Interesting thread, lots of good points above.
Like a few others here, I too have relied heavily on award flights for virtually all my international flights for many, many years. (Though I, too, have never had much interest in Avios; that may be changing for a trip next year, we'll see).
- I always book one-ways, rather than round-trips. The only times I have found high fees for doing that have been when using British Airways (anytime, but espcially when departing UK airports) or when on Delta (departing Europe back to the US). I generally don't fly much on Delta anymore, because their points are worth so little/their flights cost way too many points.
- Yes, I do book very far in advance. I don't mind doing that, it allows me plenty of time for trip planning.
- As shoeflyer suggests, being flexible - and, I would emphasize, also being creative - with your itinerary can make all the difference.
For example, I'll be going to Shetland next month. And Shetland is in the UK (though just barely!). My outbound flight was pretty easy (I'm flying American to LHR, then I have a separate onward ticket from LHR to Shetland). But I was having trouble finding a flight home that met my needs. Then I got creative, and found a great option.
I ended up buying a cheap nonstop flight from Shetland to Bergen, Norway (on Logan Air, the little local Scottish airline). It seemed counter-intuitive at first: flying due east from Shetland, to Norway, to get home to Seattle. But I found a great deal (award flight, in business class) from Bergen back to Seattle, booked on Air Canada points (via Frankfurt and Vancouver). The long flight (FRA-YVR) is in a very comfy seat, and we get a bonus 48 hours to explore Bergen. And it was surprisingly cheap. But it was not a routing I would have initially thought of.

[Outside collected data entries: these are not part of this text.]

__device__ __forceinline__ void fused_vn(const QcParams& p, float* q, float c2v, int fw, int lane_i, const float* llr_s,
                                         float clip, unsigned char* hd) {
    int s = fw >> 16, vb = fw & 0xffff;
    int j = lane_i + s;
    j -= (j >= p.Z) ? p.Z : 0;
    float x_tot = __fadd_rn(__fadd_rn(0.f, c2v), llr_s[vb * p.Z + j]);
    *q = clipf(__fadd_rn(-c2v, x_tot), clip);
    if (hd) hd[vb * p.Z + j] = 0.f >= x_tot ? 1 : 0;
}

template <int RULE, int CLS, class LT>
__device__ __forceinline__ void cn_class(const QcParams& p, const WarpCtx& w, float* msg, const float* llr_s,
                                         const int4* s_row, int start, int end, float clip, bool fuse, int* sat_flag,
                                         const LT& lt, unsigned char* hd) {
    for (int rr = first_of(start, p.row_cls_mod[CLS], w); rr < end; rr += w.G) {
        int4 ri = s_row[rr];
        if (w.lane_i < ri.z) {
            float* pm = msg + ri.x * p.Z + w.lane_i;
            cn_qc<RULE, CLS, LT>(pm, p.Z, ri.y, clip, p.offset, sat_flag, lt);
            if (fuse && ri.w >= 0) {
                float* q = pm + (ri.y - 1) * p.Z;
                fused_vn(p, q, *q, ri.w, w.lane_i, llr_s, clip, hd);
            }
        }
    }
}

template <int RULE, class LT>
__device__ __forceinline__ void cn_all(const QcParams& p, const WarpCtx& w, float* msg, const float* llr_s,
                                       const int4* s_row, float clip, bool fuse, int* sat_flag, const LT& lt,
                                       unsigned char* hd) {
    const int* re = p.row_cls_end;
    cn_class<RULE, 0, LT>(p, w, msg, llr_s, s_row, 0, re[0], clip, fuse, sat_flag, lt, hd);
    cn_class<RULE, 1, LT>(p, w, msg, llr_s, s_row, re[0], re[1], clip, fuse, sat_flag, lt, hd);
    cn_class<RULE, 2, LT>(p, w, msg, llr_s, s_row, re[1], re[2], clip, fuse, sat_flag, lt, hd);
    cn_class<RULE, 3, LT>(p, w, msg, llr_s, s_row, re[2], re[3], clip, fuse, sat_flag, lt, hd);
    cn_class<RULE, 4, LT>(p, w, msg, llr_s, s_row, re[3], re[4], clip, fuse, sat_flag, lt, hd);
}

struct VoteRow {
    float* pm;
    int deg;
    bool act;
    unsigned own, S, last;
};

__device__ __forceinline__ VoteRow vote_row(float* msg, int4 ri, const WarpCtx& w, int Z) {
    VoteRow r;
    r.pm = msg + ri.x * Z + w.lane_i;
    r.deg = ri.y <= 32 ? ri.y : 0;
    r.act = w.lane_i < ri.z && r.deg > 0;
    r.own = r.S = r.last = 0;
    if (r.act) {
        r.last = ldw(r.pm + (r.deg - 1) * Z);
        r.own = fabsf(__uint_as_float(r.last)) < SB_PHI_ZERO ? 1u : 0u;
        r.S = r.last >> 31;
    }
    return r;
}

__device__ __forceinline__ void vote_read(VoteRow& r, int l, int o) {
    if (r.act && l < r.deg - 1) {
        const unsigned b = ldw(r.pm + o);
        r.own = __funnelshift_l(fabsf(__uint_as_float(b)) < SB_PHI_ZERO ? 0x80000000u : 0u, r.own, 1);
        r.S = __funnelshift_l(b, r.S, 1);
    }
}

template <class LT>
__device__ __forceinline__ void cn_vote_pass(const QcParams& p, const WarpCtx& w, float* msg, const float* llr_s,
                                             const int4* s_row, float clip, bool fuse, float phi_max, int* sat_flag,
                                             const LT& lt, unsigned char* hd) {
    const int Z = p.Z;
    const unsigned ylast = __float_as_uint(fminf(phi_max, clip));
    for (int rr = w.grp; rr < p.n_rows; rr += w.G) {
        const int4 ri = s_row[rr];
        VoteRow r = vote_row(msg, ri, w, Z);
        for (int l = r.deg - 2, o = l * Z; l >= 0; --l, o -= Z) vote_read(r, l, o);
        const unsigned U = __reduce_or_sync(0xffffffffu, r.own);
        if (r.act) cn_vote_row<LT>(r.pm, Z, r.deg, U, r.S, r.last, clip, ylast, lt);
        if (ri.y > 32 && w.lane_i < ri.z) cn_phi_qc<LT>(r.pm, Z, ri.y, clip, sat_flag, lt);
        if (fuse && ri.w >= 0 && w.lane_i < ri.z) {
            float* q = r.pm + (ri.y - 1) * Z;
            fused_vn(p, q, *q, ri.w, w.lane_i, llr_s, clip, hd);
        }
    }
}

__device__ __forceinline__ void syndrome_pass(const QcParams& p, const WarpCtx& w, const int4* s_row,
                                              const unsigned char* hd, int* unsat) {
    for (int rr = w.grp; rr < p.n_rows; rr += w.G) {
        const int4 ri = s_row[rr];
        if (w.lane_i < ri.z) {
            unsigned par = 0;
            for (int l = 0; l < ri.y; ++l) {
                const int2 e = __ldg(p.row_edge + ri.x + l);
                int j = w.lane_i + e.y;
                j -= (j >= p.Z) ? p.Z : 0;
                par ^= hd[e.x + j];
            }
            if (par) *unsat = 1;
        }
    }
}

template <int MODE, int CLS, bool EX>
__device__ __forceinline__ void vn_class(const QcParams& p, const WarpCtx& w, uint32_t msgb, const float* llr_s,
                                         const int4* s_col, uint32_t s_ce, int start, int end, float clip,
                                         bool final_pass, long long b, unsigned char* hd) {
    for (int cc = first_of(start, p.col_cls_mod[CLS], w); cc < end; cc += w.G) {
        int4 ci = s_col[cc];
        if (w.lane_i < ci.z) {
            int v = ci.w + w.lane_i;
            float x_tot = vn_cls<MODE, CLS, EX>(msgb, s_ce + 8 * ci.x, ci.y, 4 * w.lane_i, 4 * p.Z, llr_s[v], clip);
            if (MODE == 0 && hd) hd[v] = 0.f >= x_tot ? 1 : 0;
            if (MODE == 0 && final_pass) {
                int o = p.out_pos[v];
                if (o >= 0) {
                    x_tot = clipf(x_tot, clip);
                    p.out[(size_t)b * p.n_out + o] = decoder_out(x_tot, p.hard_out);
                }
            }
        }
    }
}

template <int MODE, bool EX>
__device__ __forceinline__ void vn_all(const QcParams& p, const WarpCtx& w, uint32_t msgb, const float* llr_s,
                                       const int4* s_col, uint32_t s_ce, float clip, bool final_pass,
                                       bool with_fused, long long b, unsigned char* hd = nullptr) {
    const int* ce = p.col_cls_end;
    vn_class<MODE, 0, EX>(p, w, msgb, llr_s, s_col, s_ce, 0, ce[0], clip, final_pass, b, hd);
    vn_class<MODE, 1, EX>(p, w, msgb, llr_s, s_col, s_ce, ce[0], ce[1], clip, final_pass, b, hd);
    vn_class<MODE, 2, EX>(p, w, msgb, llr_s, s_col, s_ce, ce[1], ce[2], clip, final_pass, b, hd);
    vn_class<MODE, 3, EX>(p, w, msgb, llr_s, s_col, s_ce, ce[2], ce[3], clip, final_pass, b, hd);
    vn_class<MODE, 4, EX>(p, w, msgb, llr_s, s_col, s_ce, ce[3], ce[4], clip, final_pass, b, hd);
    vn_class<MODE, 5, EX>(p, w, msgb, llr_s, s_col, s_ce, ce[4], ce[5], clip, final_pass, b, hd);
    vn_class<MODE, 6, EX>(p, w, msgb, llr_s, s_col, s_ce, ce[5], ce[6], clip, final_pass, b, hd);
    vn_class<MODE, 7, EX>(p, w, msgb, llr_s, s_col, s_ce, ce[6], ce[7], clip, final_pass, b, hd);
    vn_class<MODE, 8, EX>(p, w, msgb, llr_s, s_col, s_ce, ce[7], ce[8], clip, final_pass, b, hd);
    vn_class<MODE, 9, EX>(p, w, msgb, llr_s, s_col, s_ce, ce[8], ce[9], clip, final_pass, b, hd);
    if (with_fused) vn_class<MODE, 10, EX>(p, w, msgb, llr_s, s_col, s_ce, ce[9], ce[10], clip, final_pass, b, hd);
}

constexpr int kQcThreads = 768;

IME, getting creative and exploring unconventional routings is often the key to unlocking good award flight options. It also often requires a positioning flight to get you from the place where your primary trip ends, and to where you can catch your flight home. But that is a feature, not a bug: we love doing that, and it has become our preferred way of building a trip...we get a few days in a "bonus" destination that we would otherwise not have had the opportunity to experience.
I now seek out such creative options when coming back from Europe. This is how we added on a few days in Alsace (after a trip to Corsica) last fall; and how we will get a few bonus days in Budapest this September (after a trip to Puglia); how we got a few days in Prague (after a trip to Sardinia); a few days in Krakow (after a trip to the Baltics); a few days in Istanbul (after a trip to Malta); and some more. After doing this many times, now if I book a trip to Europe without a "bonus city" added at the beginning or end, my wife complains and asks why not...so she clearly doesn't mind!
Bottom line: in my experience, award flights can be fantastic, and cheap. We use them on every trip. But getting something good can (usually does) require both creativity and perseverance. We are convinced it's worth the effort.
But I know lots of people who just detest the idea of playing the game entirely - and that's OK. As they expression goes, YMMV.